Are you a park rider? jibs, rails, kickers? Are you all mountain riding?


----------



## rgrwilco (Oct 15, 2007)

ive ridden both, so ill chime in.

they feel sort of similar to me. both have more of a medium flex, and are responsive. the straps on the unions are much more comfortable for me. burtons straps give me a weird pressure point. i personally like the idea of being able to adjust my heelcup instead of having a one piece baseplate/heelcup combo as well. 

both are good for freeride or park. i prefer the unions over the cartels.


----------



## dlau247 (Feb 16, 2009)

AWNOW said:


> Are you a park rider? jibs, rails, kickers? Are you all mountain riding?


all mountain, free ride


----------



## Bizzman (Dec 31, 2009)

That was my choice between these to pick binding for this season. I got the Union Force, absolutely love them , great feel thru pow and jib.

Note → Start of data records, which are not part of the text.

#pragma unroll
      for (int j = 0; j < MQ; ++j) {
        const int q = tap * MQ + j;
        if (q + RING - 1 < TAPS * MQ) load_frag(q + RING - 1);
        __builtin_amdgcn_sched_barrier(0);
        half8 b[NP];
        const bool v = !MASK || (((vbits[j] >> r) & 1u) && ((vbits[j] >> (3 + sx)) & 1u));
#pragma unroll
        for (int pl = 0; pl < NP; ++pl) {
          b[pl] = preg[q % RING][pl];
          if (MASK && !v) {
#pragma unroll
            for (int e = 0; e < 8; ++e) b[pl][e] = (_Float16)0.f;
          }
        }
#pragma unroll
        for (int t = 0; t < NTQ; ++t) {
          if constexpr (NS == 2 && !F8) {
            acc[j][t] = __builtin_amdgcn_mfma_f32_16x16x32_f16(wreg[bc][t][1], b[0], acc[j][t], 0, 0, 0);
            acc[j][t] = __builtin_amdgcn_mfma_f32_16x16x32_f16(wreg[bc][t][0], b[1], acc[j][t], 0, 0, 0);
          }
          acc[j][t] = __builtin_amdgcn_mfma_f32_16x16x32_f16(wreg[bc][t][0], b[0], acc[j][t], 0, 0, 0);
        }
        __builtin_amdgcn_sched_barrier(0);
      }
      if constexpr (F8) {
        if (tap % 2 == 1 || tap == TAPS - 1) {
          const int t0 = tap % 2 == 1 ? tap - 1 : tap;
          const bool pair = t0 + 1 < TAPS;
          const int t1 = pair ? t0 + 1 : t0;
          const int o0 = (t0 / KS) * rstride + (t0 % KS) * PSB, o1 = (t1 / KS) * rstride + (t1 % KS) * PSB;
          const int off = (kq >> 1) ? o1 : o0;
          constexpr int wb = 0;
#pragma unroll
          for (int j = 0; j < MQ; ++j) {
            const char* xp = smem16 + base8[j] + off;
            const uint4q a = *reinterpret_cast<const uint4q*>(xp);
            const uint4q c = *reinterpret_cast<const uint4q*>(xp + 16);
            bool ok = pair || (kq >> 1) == 0;
            if (MASK) {
              const int tt = (kq >> 1) ? t1 : t0;
              ok = ok && ((vbits[j] >> (tt / KS)) & 1u) && ((vbits[j] >> (3 + tt % KS)) & 1u);
            }
            const int8q b8 = int8q{ok ? (int)a.x : 0, ok ? (int)a.y : 0, ok ? (int)a.z : 0, ok ? (int)a.w : 0,
                                   ok ? (int)c.x : 0, ok ? (int)c.y : 0, ok ? (int)c.z : 0, ok ? (int)c.w : 0};
#pragma unroll
            for (int t = 0; t < NTQ; ++t)
              acc[j][t] = __builtin_amdgcn_mfma_scale_f32_16x16x128_f8f6f4(w8[wb][t], b8, acc[j][t], 0, 0, 0, 116, 0, 127);
          }
          const int nxt = t0 + 2 < TAPS ? stg * TAPS + t0 + 2 : (stg + 1) * TAPS;
          if (t0 + 2 < TAPS || more) load_w8(0, nxt);
        }
      }
    }
    static_assert(TAPS % BR == 0, "weight ring phase");
    Q_TSTAMP();
    if (more) {
      __syncthreads();
      if constexpr (RAW) {
#pragma unroll
        for (int j = 0; j < NU; j += 2) raw_store((j >> 1) * C16Q_THREADS + tid, sv[j], sv[j + 1]);
      } else {
#pragma unroll
        for (int j = 0; j < NU; ++j) slot_store(j * C16Q_THREADS + tid, sv[j]);
      }
      __syncthreads();
    }
  }

  constexpr unsigned OOB = 0x80000000u;
  constexpr int RSRC_FLAGS = 0x00020000;
  const float wunscale = 1.0f / C16_WSCALE;
  const size_t o_base = UP4 ? ((size_t)(2 * ov0 + pa) * 2 * k.OW + pb) : (size_t)ov0 * k.OW;
  const int b0 = ov0 / k.OH;
  const bool has_res = k.a.res != nullptr, has_temb = k.a.temb != nullptr;
  const __amdgpu_buffer_rsrc_t out_r =
      __builtin_amdgcn_make_buffer_rsrc(k.a.out + o_base * k.a.out_stride + k.a.out_coff, 0, OOB, RSRC_FLAGS);
  const __amdgpu_buffer_rsrc_t res_r = __builtin_amdgcn_make_buffer_rsrc(
      const_cast<float*>(has_res ? k.a.res + o_base * k.Cout : k.a.out), 0, OOB, RSRC_FLAGS);
  const int c_base = ng * GC + ni * HC + kq * 4;
  int oidx[MQ];
#pragma unroll
  for (int j = 0; j < MQ; ++j) oidx[j] = otab[(mi * MQ + j) * 16 + l16];
  float4 bias4[NTQ], tvu4[NTQ];
#pragma unroll
  for (int t = 0; t < NTQ; ++t) {
    const int c0 = c_base + t * 16;
    bias4[t] = k.a.bias ? gload4f(k.a.bias + c0) : make_float4(0.f, 0.f, 0.f, 0.f);
    tvu4[t] = (!MASK && has_temb) ? gload4f(k.a.temb + (size_t)b0 * k.a.temb_stride + c0) : make_float4(0.f, 0.f, 0.f, 0.f);
  }
  float4 addv[MQ][NTQ];
#pragma unroll
  for (int j = 0; j < MQ; ++j)
#pragma unroll
    for (int t = 0; t < NTQ; ++t) {
      float4 a = tvu4[t];
      if (has_res) {
        const unsigned off = oidx[j] >= 0 ? (unsigned)(oidx[j] * k.Cout + c_base + t * 16) * 4u : OOB;
        const uint4q rv = __builtin_amdgcn_raw_buffer_load_b128(res_r, off, 0, 0);
        const float4 rr = make_float4(__uint_as_float(rv.x), __uint_as_float(rv.y), __uint_as_float(rv.z), __uint_as_float(rv.w));
        a = (MASK || !has_temb) ? rr : make_float4(rr.x + a.x, rr.y + a.y, rr.z + a.z, rr.w + a.w);
      }
      addv[j][t] = a;
    }
  if (MASK && has_temb) {
#pragma unroll
    for (int j = 0; j < MQ; ++j) {
      const int b = btab[(mi * MQ + j) * 16 + l16];
#pragma unroll
      for (int t = 0; t < NTQ; ++t) {
        const float4 tv = gload4f(k.a.temb + (size_t)b * k.a.temb_stride + c_base + t * 16);
        addv[j][t] = make_float4(addv[j][t].x + tv.x, addv[j][t].y + tv.y, addv[j][t].z + tv.z, addv[j][t].w + tv.w);
      }
    }
  }
  using st_t = typename std::conditional<UP4, float, double>::type;
  st_t st_s[NTQ][4], st_q[NTQ][4];
#pragma unroll
  for (int t = 0; t < NTQ; ++t)
#pragma unroll
    for (int i = 0; i < 4; ++i) { st_s[t][i] = 0; st_q[t][i] = 0; }
#pragma unroll
  for (int j = 0; j < MQ; ++j)
#pragma unroll
    for (int t = 0; t < NTQ; ++t) {
      const float b4[4] = {bias4[t].x, bias4[t].y, bias4[t].z, bias4[t].w};
      const float a4[4] = {addv[j][t].x, addv[j][t].y, addv[j][t].z, addv[j][t].w};
      float o4[4];
#pragma unroll
      for (int i = 0; i < 4; ++i) {
        o4[i] = ((acc[j][t][i] * wunscale + b4[i]) + a4[i]) * k.a.out_scale;
        const st_t dv = oidx[j] >= 0 ? (st_t)o4[i] : (st_t)0;
        st_s[t][i] += dv;
        st_q[t][i] = fma(dv, dv, st_q[t][i]);
      }
      uint4q ov;
      ov.x = __float_as_uint(o4[0]); ov.y = __float_as_uint(o4[1]); ov.z = __float_as_uint(o4[2]); ov.w = __float_as_uint(o4[3]);
      const unsigned off = oidx[j] >= 0 ? (unsigned)(oidx[j] * k.a.out_stride + c_base + t * 16) * 4u : OOB;
      __builtin_amdgcn_raw_buffer_store_b128(ov, out_r, off, 0, 0);
    }
  if (k.a.stats) {
#pragma unroll
    for (int t = 0; t < NTQ; ++t)
#pragma unroll
      for (int i = 0; i < 4; ++i) {
        const double s = (double)dpp_row16_sum(st_s[t][i]), q = (double)dpp_row16_sum(st_q[t][i]);
        if (l16 == 0)
          *reinterpret_cast<double2*>(k.a.stats + (((size_t)tile4 * 2 + mi) * k.Cout + c_base + t * 16 + i) * 2) = make_double2(s, q);
      }
  }
  Q_TSTAMP();
}

bool conv16q_supported(const ConvPlan& p, int ns) {
  return (ns >= 1 && ns <= 3) && p.taps == 9 && ((p.stride == 1 && (p.up == 0 || p.up == 1)) || (p.stride == 2 && p.up == 0)) &&
         p.C1 == 0 && p.C0 % 32 == 0 &&
         (p.qnt == 1 ? (p.Cout % 32 == 0 && ns >= 2 && p.stride == 1 && p.up == 0) : (p.Cout % 96 == 0 || (p.Cout % 128 == 0 && ns != 3)));
}

bool conv16q_up4_stats_ok(const ConvPlan& p) { return p.up == 2 && (long)p.IH * p.IW >= 1600 && p.IH % p.TH == 0; }

bool conv16q_up4_supported(const ConvPlan& p, int ns) {
  ConvPlan q = p;
  q.up = 1;
  return (ns == 1 || ns == 2) && p.stride == 1 && conv16q_supported(q, ns) && !CSD_TUNE_ENV("CSD_NO_UP4");
}

size_t conv16q_up4_packed_bytes(const ConvPlan& p, int ns) {
  const int ntq = p.Cout % 96 == 0 ? 3 : 4;
  return (size_t)4 * (p.Cout / (32 * ntq)) * 2 * (p.C0 / 32) * 4 * ntq * ns * 1024 + (size_t)4 * ntq * ns * 1024;
}

__global__ void conv16q_pack_up4_kernel(const float* __restrict__ w, _Float16* __restrict__ wpack, int Cin, int Cout, int ns, int ntq) {
  const size_t idx = (size_t)blockIdx.x * blockDim.x + threadIdx.x;
  const size_t total = (size_t)Cout * Cin * 16;
  {
    const size_t body32 = (size_t)4 * (Cout / (32 * ntq)) * 2 * (Cin / 32) * 4 * ntq * ns * 256, slack32 = (size_t)ntq * ns * 1024;
    if (idx < slack32) reinterpret_cast<uint32_t*>(wpack)[body32 + idx] = 0u;
  }
  if (idx >= total) return;
  const int pt = (int)(idx % 16), ph = pt >> 2, tap = pt & 3;
  const int cin = (int)((idx / 16) % Cin);
  const int cout = (int)(idx / ((size_t)16 * Cin));
  const int a = ph >> 1, b = ph & 1, i = tap >> 1, j = tap & 1;
  const int r0 = a == 0 ? (i == 0 ? 0 : 1) : (i == 0 ? 0 : 2), r1 = a == 0 ? (i == 0 ? 0 : 2) : (i == 0 ? 1 : 2);
  const int s0 = b == 0 ? (j == 0 ? 0 : 1) : (j == 0 ? 0 : 2), s1 = b == 0 ? (j == 0 ? 0 : 2) : (j == 0 ? 1 : 2);
  float v = 0.f;
  for (int r = r0; r <= r1; ++r)
    for (int sx = s0; sx <= s1; ++sx) v += w[((size_t)cout * Cin + cin) * 9 + r * 3 + sx];
  v *= C16_WSCALE;
  const int gc = 32 * ntq, hc = 16 * ntq;
  const int ng = cout / gc, ni = (cout % gc) / hc, t = (cout % hc) / 16, rr = cout % 16;
  const int kb = cin / 32, kq = (cin % 32) / 8, q = cin % 8;
  const int lane = kq * 16 + rr;
  const size_t step = (((size_t)ph * (Cout / gc) * 2 + ng * 2 + ni) * (Cin / 32) + kb) * 4 + tap;
  _Float16* dst = wpack + (step * ntq + t) * (size_t)ns * 512 + lane * 8 + q;
  const _Float16 hi = (_Float16)v;
  dst[0] = hi;
  if (ns == 2) dst[512] = (_Float16)(v - (float)hi);
}

int conv16q_pack_weight_up4(const ConvPlan& p, int ns, const float* w, void* wpack, hipStream_t s) {
  const size_t total = (size_t)p.Cout * p.C0 * 16;
  hipLaunchKernelGGL(conv16q_pack_up4_kernel, dim3((unsigned)cdiv64(total, 256)), dim3(256), 0, s, w, (_Float16*)wpack, p.C0, p.Cout, ns,
                     p.Cout % 96 == 0 ? 3 : 4);
  CSD_LAUNCH_CHECK();
  return CSD_OK;
}

static inline int q_ntq(const ConvPlan& p) { return p.qnt ? p.qnt : (p.Cout % 96 == 0 ? 3 : 4); }

size_t conv16q_packed_bytes(const ConvPlan& p, int ns) {
  if (ns == 3) ns = 2;
  const int ntq = q_ntq(p);
  return (size_t)(p.Cout / (32 * ntq)) * 2 * (p.C0 / 32) * 9 * ntq * ns * 1024 + (size_t)8 * ntq * ns * 1024;
}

Even cool green color


----------



## Leo (Nov 24, 2009)

I'm preparing my riot shield to duck for cover from all the Unioners that are about to riot in here against Burton 

I have the 2010 Flow NXT-FSE bindings on my 07 Shaun White 158cm Board 

That last comment was made to point out that we have a similar setup :thumbsup:


----------



## SnoRidr (Jan 7, 2009)

Leo said:


> I'm preparing my riot shield to duck for cover from all the Unioners that are about to riot in here against Burton


X2!!!



Leo said:


> I have the 2010 Flow NXT-FSE bindings on my 07 Shaun White 158cm Board
> 
> That last comment was made to point out that we have a similar setup :thumbsup:


I'm currently sporting the 2009 Flow NXT-ATs on my 07 Royale 162cm :laugh:


----------



## bakesale (Nov 28, 2008)

I'm not a fan of pretty much anything Burton does but the Cartels have been my favourite freestyle binding for about 5 years now.


----------



## mjd (Mar 13, 2009)

dlau247 said:


> Burton Cartel vs Union Force opinions on this topic would be much appreciated.


i have the est cartels and union forces. i like them both a lot. the forces are more cushy and the straps stay put. the cartels are lighter and easier to adjust and mount. both work really really good with the boards i use. capita, dwd, burton


----------